▶ WHAT TO DO:
Whenever the word "rows" shows up in a line of the data, copy that line.
Top of DATA RECORDS
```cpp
FRCNN_EXPORT int frcnn_conv3x3_f32_supported(const int *H_host, const int *W_host, int n_levels, int Cin, int Cout, int need_grads)
{
    if (!H_host || !W_host || n_levels < 1 || n_levels > FRCNN_MAX_LEVELS || !wn_dims_ok(Cin, Cout) || Cout % 64 != 0 || (need_grads && Cin % 64 != 0)) return 0;
    const int M = wn_pick_m(H_host, W_host, n_levels), P = (M + 2) * (M + 2), Cm = std::max(Cin, Cout);
    WnArgs a;
    const long long Ttot = wn_fill(&a, M, nullptr, nullptr, H_host, W_host, n_levels);
    for (int l = 0; l < n_levels; ++l)
        if (H_host[l] <= 0 || W_host[l] <= 0 || (long long)H_host[l] * W_host[l] * Cm >= (1ll << 31)) return 0;
    if (Ttot >= (1ll << 24) || (long long)P * Cm * Ttot >= (1ll << 31) * 4) return 0;
    auto side = [](long long c) { return c % CF_MT == 0 ? c / CF_MT : c / 64; };
    auto tiles_ok = [&](long long mt, long long nt, long long k_chunks) {
        const long long n = P * mt * nt;
        return n <= CF_MAX_TILES && n * k_chunks < (1ll << 31);
    };
    if (!tiles_ok(side(Cout), Ttot / a.tg, Cin / WN_KC)) return 0;
    if (need_grads && (!tiles_ok(side(Cin), Ttot / a.tg, Cout / WN_KC) || !tiles_ok(side(Cout), side(Cin), Ttot / WN_KC))) return 0;
    return 1;
}

FRCNN_EXPORT int frcnn_conv3x3_f32_tile_size(const int *H_host, const int *W_host, int n_levels)
{
    if (!H_host || !W_host || n_levels < 1 || n_levels > FRCNN_MAX_LEVELS) return 0;
    return wn_pick_m(H_host, W_host, n_levels);
}

FRCNN_EXPORT size_t frcnn_conv3x3_f32_relu_bits_words(const int *H_host, const int *W_host, int n_levels, int Cout)
{
    if (!H_host || !W_host || n_levels < 1 || n_levels > FRCNN_MAX_LEVELS || Cout <= 0) return 0;
    WnArgs a;
    return (size_t)Cout * (size_t)wn_fill(&a, wn_pick_m(H_host, W_host, n_levels), nullptr, nullptr, H_host, W_host, n_levels);
// ... 172 lines not shown
```

Measured before the change: 154.0 images/s.

## Make fused Winograd GEMM+output kernel persistent with 512 threads and streaming inverse transform

Reworks the fused 64-channel Winograd GEMM/output kernel into a persistent kernel. Each block covers a contiguous range of 16-tile groups in passes of 64 tiles and uses 8 waves. The DMA ring carries on across passes, and addresses are passed as SGPR bases. Planes are consumed in column order so the inverse transform accumulates row by row, replacing 36 live accumulators per tile with 6 partial accumulators plus a 4x4 output. The aim is to cut register pressure, raise per-block tile width and overlap loads across passes; the cost is a more intricate counted-wait schedule and a grid sized to the CU count.

```diff
diff --git a/faster_rcnn_pytorch_amd/csrc/rpn_conv_f32.hip b/faster_rcnn_pytorch_amd/csrc/rpn_conv_f32.hip
--- a/faster_rcnn_pytorch_amd/csrc/rpn_conv_f32.hip
+++ b/faster_rcnn_pytorch_amd/csrc/rpn_conv_f32.hip
@@ -6,6 +6,7 @@
 #include <cstdlib>
 #include <cstring>
 #include <type_traits>
+#include <utility>
 FRCNN_LAYOUT_STAMP(rpn_conv_f32);
 
 typedef float f32x16 __attribute__((ext_vector_type(16)));
@@ -652,38 +653,26 @@
     }
 }
 
+__device__ __forceinline__ bool wn_tile_level(const WnArgs &a, int t, int &l, int &tl)
+{
+    l = 0;
+#pragma unroll
+    for (int q = 1; q < FRCNN_MAX_LEVELS; ++q) l += (q < a.n_levels && t >= a.lv[q].off) ? 1 : 0;
+    tl = t - a.lv[l].off;
+    return tl < a.lv[l].T;
+}
 template <int M, bool POOL>
-__device__ __forceinline__ void wn_output_tile(const WnArgs &a, int c, int t, const float (&mv)[Wn<M>::P])
-{
-    constexpr int A = Wn<M>::A;
-    int l = 0;
-#pragma unroll
-    for (int q = 1; q < FRCNN_MAX_LEVELS; ++q) l += (q < a.n_levels && t >= a.lv[q].off) ? 1 : 0;
-    const int tl = t - a.lv[l].off;
-    if (tl >= a.lv[l].T) return;
+__device__ __forceinline__ void wn_output_finish(const WnArgs &a, int l, int tl, int c, int t, float b, const float (&o)[M][M])
+{
     const size_t at = (size_t)c * a.Ttot + t;
-    float s[M][A];
-#pragma unroll
-    for (int q = 0; q < A; ++q) {
-        float col[A], o[M];
-#pragma unroll
-        for (int r = 0; r < A; ++r) col[r] = mv[r * A + q];
-        wn_at<M>(col, o);
-#pragma unroll
-        for (int i = 0; i < M; ++i) s[i][q] = o[i];
-    }
-    const float b = a.bias ? a.bias[c] : 0.0f;
     const int H = a.lv[l].H, W = a.lv[l].W, ty = tl / a.lv[l].tw, tx = tl - ty * a.lv[l].tw;
     unsigned word = 0;
     if (POOL) {
         float v[M][M];
 #pragma unroll
-        for (int i = 0; i < M; ++i) {
-            float o[M];
-            wn_at<M>(s[i], o);
-#pragma unroll
-            for (int j = 0; j < M; ++j) { const float t = o[j] + b; v[i][j] = t < 0.0f ? 0.0f : t; }
-        }
+        for (int i = 0; i < M; ++i)
+#pragma unroll
+            for (int j = 0; j < M; ++j) { const float t = o[i][j] + b; v[i][j] = t < 0.0f ? 0.0f : t; }
         const int Hp = H >> 1, Wp = W >> 1;
         float *yp = a.lv[l].y + (size_t)c * Hp * Wp;
 #pragma unroll
@@ -708,13 +697,11 @@
     const bool vec = (W % M) == 0 && ((size_t)a.lv[l].y & (4 * M - 1)) == 0, pairs = (W & 1) == 0 && ((size_t)a.lv[l].y & 7) == 0;
 #pragma unroll
     for (int i = 0; i < M; ++i) {
-        float o[M];
-        wn_at<M>(s[i], o);
         if (M * ty + i < H) {
             float v[M];
 #pragma unroll
             for (int j = 0; j < M; ++j) {
-                v[j] = o[j] + b;
+                v[j] = o[i][j] + b;
                 if (a.relu) v[j] = v[j] < 0.0f ? 0.0f : v[j];
                 if (M * tx + j < W) word |= (v[j] > 0.0f) ? (1u << (i * M + j)) : 0u;
             }
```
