## Specialize narrowphase dispatch on present pair kinds and hand-write Cholesky forward solve

Adds a per-config bitmask (np_types) of which narrowphase function kinds and plane-convex geom types appear, so the persistent kernel can compile out unused collision branches and specialize plane-convex support functions by geometry type. Separately, the 16-lane Cholesky tail forward substitution is rewritten in inline assembly using DPP row_newbcast fmac so each step is a tight mul/cmp/cndmask/fmac sequence. The aim is to cut branch code, register pressure and instruction count in the collision and solver hot loops. The inline asm relies on row_newbcast DPP semantics and on vcc clobbers being handled correctly.

```diff
diff --git a/hsr_env_amd/csrc/cfg_consts.h b/hsr_env_amd/csrc/cfg_consts.h
--- a/hsr_env_amd/csrc/cfg_consts.h
+++ b/hsr_env_amd/csrc/cfg_consts.h
@@ -25,7 +25,7 @@
 static const float kKin3F_cfg1[] = {(float)0.0, (float)0.0, (float)0.0, (float)-0.46, (float)-0.081, (float)0.0, (float)1.0, (float)0.0, (float)0.0, (float)0.0, (float)1.0, (float)0.0, (float)0.0, (float)0.0, (float)1.0, (float)1.0, (float)0.0, (float)0.0, (float)0.0, (float)1.0, (float)0.0, (float)0.0, (float)0.0, (float)1.0, (float)0.0, (float)0.0, (float)0.0, (float)-0.026226165780202215, (float)0.0033597159715531835, (float)0.3351183143878767, (float)0.0, (float)0.0, (float)0.0, (float)0.0, (float)0.0, (float)0.0, (float)17.93115297082212, (float)18.05290570568451, (float)5.361962854382956, (float)-0.18414327285216073, (float)0.6395772498672245, (float)-0.2890701869118962, (float)0.0, (float)291.3690145854267, (float)1.0, (float)0.0, (float)0.0, (float)0.0, (float)1.0, (float)0.0, (float)0.0, (float)0.0, (float)0.0, (float)0.0, (float)0.0, (float)0.0};
 struct DevModel_cfg1 : DevModel {
     using kin3 = Kin3_cfg1;
-    static constexpr int nq = 2, nv = 2, nu = 2, nlink = 2, nbody = 47, ngeom = 17, npair = 30, nslot = 30, nconmax = 16, njmax = 48, nM = 3, ndense = 0, npair_pad = 32, nstatic_geom = 2, nfb = 0, maxdepth = 1, iterations = 100, ls_iterations = 50, mpr_iterations = 50, any_damping = 1, solimp_general = 0, cv_types = 49248;
+    static constexpr int nq = 2, nv = 2, nu = 2, nlink = 2, nbody = 47, ngeom = 17, npair = 30, nslot = 30, nconmax = 16, njmax = 48, nM = 3, ndense = 0, npair_pad = 32, nstatic_geom = 2, nfb = 0, maxdepth = 1, iterations = 100, ls_iterations = 50, mpr_iterations = 50, any_damping = 1, solimp_general = 0, cv_types = 49248, np_types = 40970;
     static constexpr float timestep = (float)0.002, impratio = (float)2.5, gravz = (float)-9.81, tolerance = (float)1e-08, ls_tolerance = (float)0.01, mpr_tolerance = (float)1e-06, meaninertia = (float)291.3690145854267;
 };
 struct Kin3_cfg2 {
@@ -51,7 +51,7 @@
 static const float kKin3F_cfg2[] = {(float)0.0, (float)0.0, (float)0.0, (float)-0.46, (float)-0.081, (float)0.0, (float)0.0, (float)0.0, (float)0.422, (float)1.0, (float)0.0, (float)0.0, (float)0.0, (float)1.0, (float)0.0, (float)0.0, (float)0.0, (float)1.0, (float)1.0, (float)0.0, (float)0.0, (float)0.0, (float)1.0, (float)0.0, (float)0.0, (float)0.0, (float)1.0, (float)1.0, (float)0.0, (float)0.0, (float)0.0, (float)1.0, (float)0.0, (float)0.0, (float)0.0, (float)1.0, (float)0.0, (float)0.0, (float)0.0, (float)-0.026226165780202215, (float)0.0033597159715531835, (float)0.3351183143878767, (float)0.0, (float)0.0, (float)0.0, (float)0.0, (float)0.0, (float)0.0, (float)0.0, (float)0.0, (float)0.0, (float)17.93115297082212, (float)18.05290570568451, (float)5.361962854382956, (float)-0.18414327285216073, (float)0.6395772498672245, (float)-0.2890701869118962, (float)0.0003046666666666667, (float)0.0009296666666666669, (float)0.0010416666666666669, (float)0.0, (float)0.0, (float)0.0, (float)0.0, (float)291.3690145854267, (float)1.0, (float)1.0, (float)0.0, (float)0.0, (float)0.0, (float)1.0, (float)0.0, (float)1.0, (float)0.0, (float)0.0, (float)0.0, (float)1.0, (float)0.0, (float)0.0, (float)0.0, (float)1.0, (float)1.0, (float)0.0, (float)0.0, (float)0.0, (float)1.0, (float)0.0, (float)0.0, (float)0.0, (float)1.0, (float)0.0, (float)0.0, (float)0.0, (float)0.0, (float)0.0, (float)0.0, (float)0.0, (float)0.0, (float)0.0, (float)0.0, (float)0.0, (float)0.0, (float)0.0, (float)0.0, (float)0.0, (float)0.0, (float)0.0, (float)0.0, (float)0.0, (float)0.0, (float)0.0, (float)0.0, (float)0.0, (float)0.0};
 struct DevModel_cfg2 : DevModel {
     using kin3 = Kin3_cfg2;
-    static constexpr int nq = 9, nv = 8, nu = 2, nlink = 3, nbody = 48, ngeom = 18, npair = 47, nslot = 57, nconmax = 16, njmax = 48, nM = 36, ndense = 0, npair_pad = 48, nstatic_geom = 2, nfb = 1, maxdepth = 1, iterations = 100, ls_iterations = 50, mpr_iterations = 50, any_damping = 1, solimp_general = 0, cv_types = 49248;
+    static constexpr int nq = 9, nv = 8, nu = 2, nlink = 3, nbody = 48, ngeom = 18, npair = 47, nslot = 57, nconmax = 16, njmax = 48, nM = 36, ndense = 0, npair_pad = 48, nstatic_geom = 2, nfb = 1, maxdepth = 1, iterations = 100, ls_iterations = 50, mpr_iterations = 50, any_damping = 1, solimp_general = 0, cv_types = 49248, np_types = 40975;
     static constexpr float timestep = (float)0.002, impratio = (float)2.5, gravz = (float)-9.81, tolerance = (float)1e-08, ls_tolerance = (float)0.01, mpr_tolerance = (float)1e-06, meaninertia = (float)73.21753814635669;
 };
 struct Kin3_cfg3 {
@@ -77,7 +77,7 @@
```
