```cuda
__device__ __forceinline__ void fence_proxy_async_shared() { asm volatile("fence.proxy.async.shared::cta;" ::: "memory"); }
__device__ __forceinline__ void wgmma_fence() { asm volatile("wgmma.fence.sync.aligned;" ::: "memory"); }
__device__ __forceinline__ void wgmma_commit() { asm volatile("wgmma.commit_group.sync.aligned;" ::: "memory"); }
template <int N>
__device__ __forceinline__ void wgmma_wait() { asm volatile("wgmma.wait_group.sync.aligned %0;" ::"n"(N) : "memory"); }

template <int R>
__device__ __forceinline__ void fence_regs(float (&d)[R]) {
#pragma unroll
  for (int i = 0; i < R; ++i) asm volatile("" : "+f"(d[i])::"memory");
}

__device__ __forceinline__ void wgmma_m64n128k16_bf16(float (&d)[64], uint64_t adesc, uint64_t bdesc) {
  asm volatile(
      "{\n"
      "wgmma.mma_async.sync.aligned.m64n128k16.f32.bf16.bf16 "
      "{%0, %1, %2, %3, %4, %5, %6, %7, %8, %9, %10, %11, %12, %13, %14, %15, "
// ... 147 lines not shown
```

### vector_quantize_pytorch_b200/csrc/vq_assign.cu

```cuda
#include <type_traits>
#include "ptx.cuh"
#include "vqb_common.cuh"
#include "gather_row.cuh"
#include "epilogue.cuh"

#ifdef VQB_PROFILE
#define PROF_CLOCK() clock64()
#else
#define PROF_CLOCK() 0ll
#endif

namespace vqb {

constexpr int BM = 128;
constexpr int WM = 64;
constexpr int BN_STAGE = 128;
constexpr int BK = 64;
constexpr int A_SUB_BYTES = BM * BK * 2;
constexpr int B_SUB_BYTES = BN_STAGE * BK * 2;
constexpr int MAX_A_SUB = 8;
constexpr int MAX_STAGES = 8;
constexpr int NUM_CONSUMER_WARPS = 8;
constexpr int NUM_STORE_WARPS = 3;
constexpr int NUM_THREADS = 128 + NUM_CONSUMER_WARPS * 32;
constexpr int SMEM_CTRL_BYTES = 14336;
constexpr int SMEM_LIMIT = 232448;
constexpr int SEED_BYTES = BN_STAGE * 32;

struct AssignParams {
  int64_t N;
  int D, K, Kpad;
  int n_a, n_passes;
  int KB;
  int n_stages;
  int n_seed;
  int stream_a;
  const uint16_t* a_global;
  const uint16_t* bext;
  int num_row_tiles, num_code_steps;
  float margin_rel;
  const float* cmax;
  int32_t* idx;
  int32_t* idx_prov;
  int32_t* hist;
  int hist_shift;
  vqb_flag_entry* flagged;
  int32_t* flag_count;
  float* dbg_best;
  const uint8_t* row_mask;
  long long* prof;
  FusedOut fo;
  int copy_mode;
  int resid_mode;
  int metric;
  const uint16_t* b_hi;
  const float* cnorm2;
  uint32_t tagmask, mul1, mulm1;
};

struct Ctrl {
  uint64_t a_full[MAX_A_SUB], a_empty[MAX_A_SUB];
  uint64_t b_full[MAX_STAGES], b_empty[MAX_STAGES];
  uint64_t g_full[2], g_empty[2];
  int gidx[2][BM];
  MergeSlot merge[BM][3];
  float x2[BM];
};
static_assert(sizeof(Ctrl) <= SMEM_CTRL_BYTES, "control block too large");

template <int GB>
__device__ __forceinline__ float tail_rows(const FusedOut& fo, const int64_t (&rows)[GB], const int (&ks)[GB], int D, int lane) {
  if (fo.dtype == VQB_DTYPE_BF16) return gather_rows<VQB_DTYPE_BF16, GB>(fo, rows, ks, D, lane);
  return gather_rows<VQB_DTYPE_F32, GB>(fo, rows, ks, D, lane);
}

__device__ __forceinline__ float sq_diff16(const uint4& xa, const uint4& ca, bool bf) {
  const uint32_t xw[4] = {xa.x, xa.y, xa.z, xa.w}, cw[4] = {ca.x, ca.y, ca.z, ca.w};
  float s = 0.f;
#pragma unroll
  for (int e = 0; e < 4; ++e) {
    if (bf) {
      const float d0 = __uint_as_float(xw[e] << 16) - __uint_as_float(cw[e] << 16);
      const float d1 = __uint_as_float(xw[e] & 0xFFFF0000u) - __uint_as_float(cw[e] & 0xFFFF0000u);
      s += bf16_round(d0 * d0);
      s += bf16_round(d1 * d1);
    } else {
      const float d = __uint_as_float(xw[e]) - __uint_as_float(cw[e]);
      s += d * d;
    }
  }
  return s;
}

template <int WN>
struct StepLocals {
  float loss_ = 0.f;
  __device__ __forceinline__ float& loss() { return loss_; }
};
template <>
struct StepLocals<256> {
  static __device__ __forceinline__ float& loss() {
    __shared__ float s[NUM_CONSUMER_WARPS * 32];
    return s[threadIdx.x - 128];
  }
  static __device__ __forceinline__ uint32_t* bias_ones() {
    __shared__ __align__(256) uint32_t o[WM * 16 / 2];
    return o;
  }
  __device__ __forceinline__ StepLocals() { loss() = 0.f; }
};
constexpr int WIDE_STATIC_SMEM = NUM_CONSUMER_WARPS * 32 * 4 + WM * 16 * 2;
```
Bottom of DATA RECORDS
▶ REPLY:
__device__ __forceinline__ float tail_rows(const FusedOut& fo, const int64_t (&rows)[GB], const int (&ks)[GB], int D, int lane) {
  if (fo.dtype == VQB_DTYPE_BF16) return gather_rows<VQB_DTYPE_BF16, GB>(fo, rows, ks, D, lane);
  return gather_rows<VQB_DTYPE_F32, GB>(fo, rows, ks, D, lane);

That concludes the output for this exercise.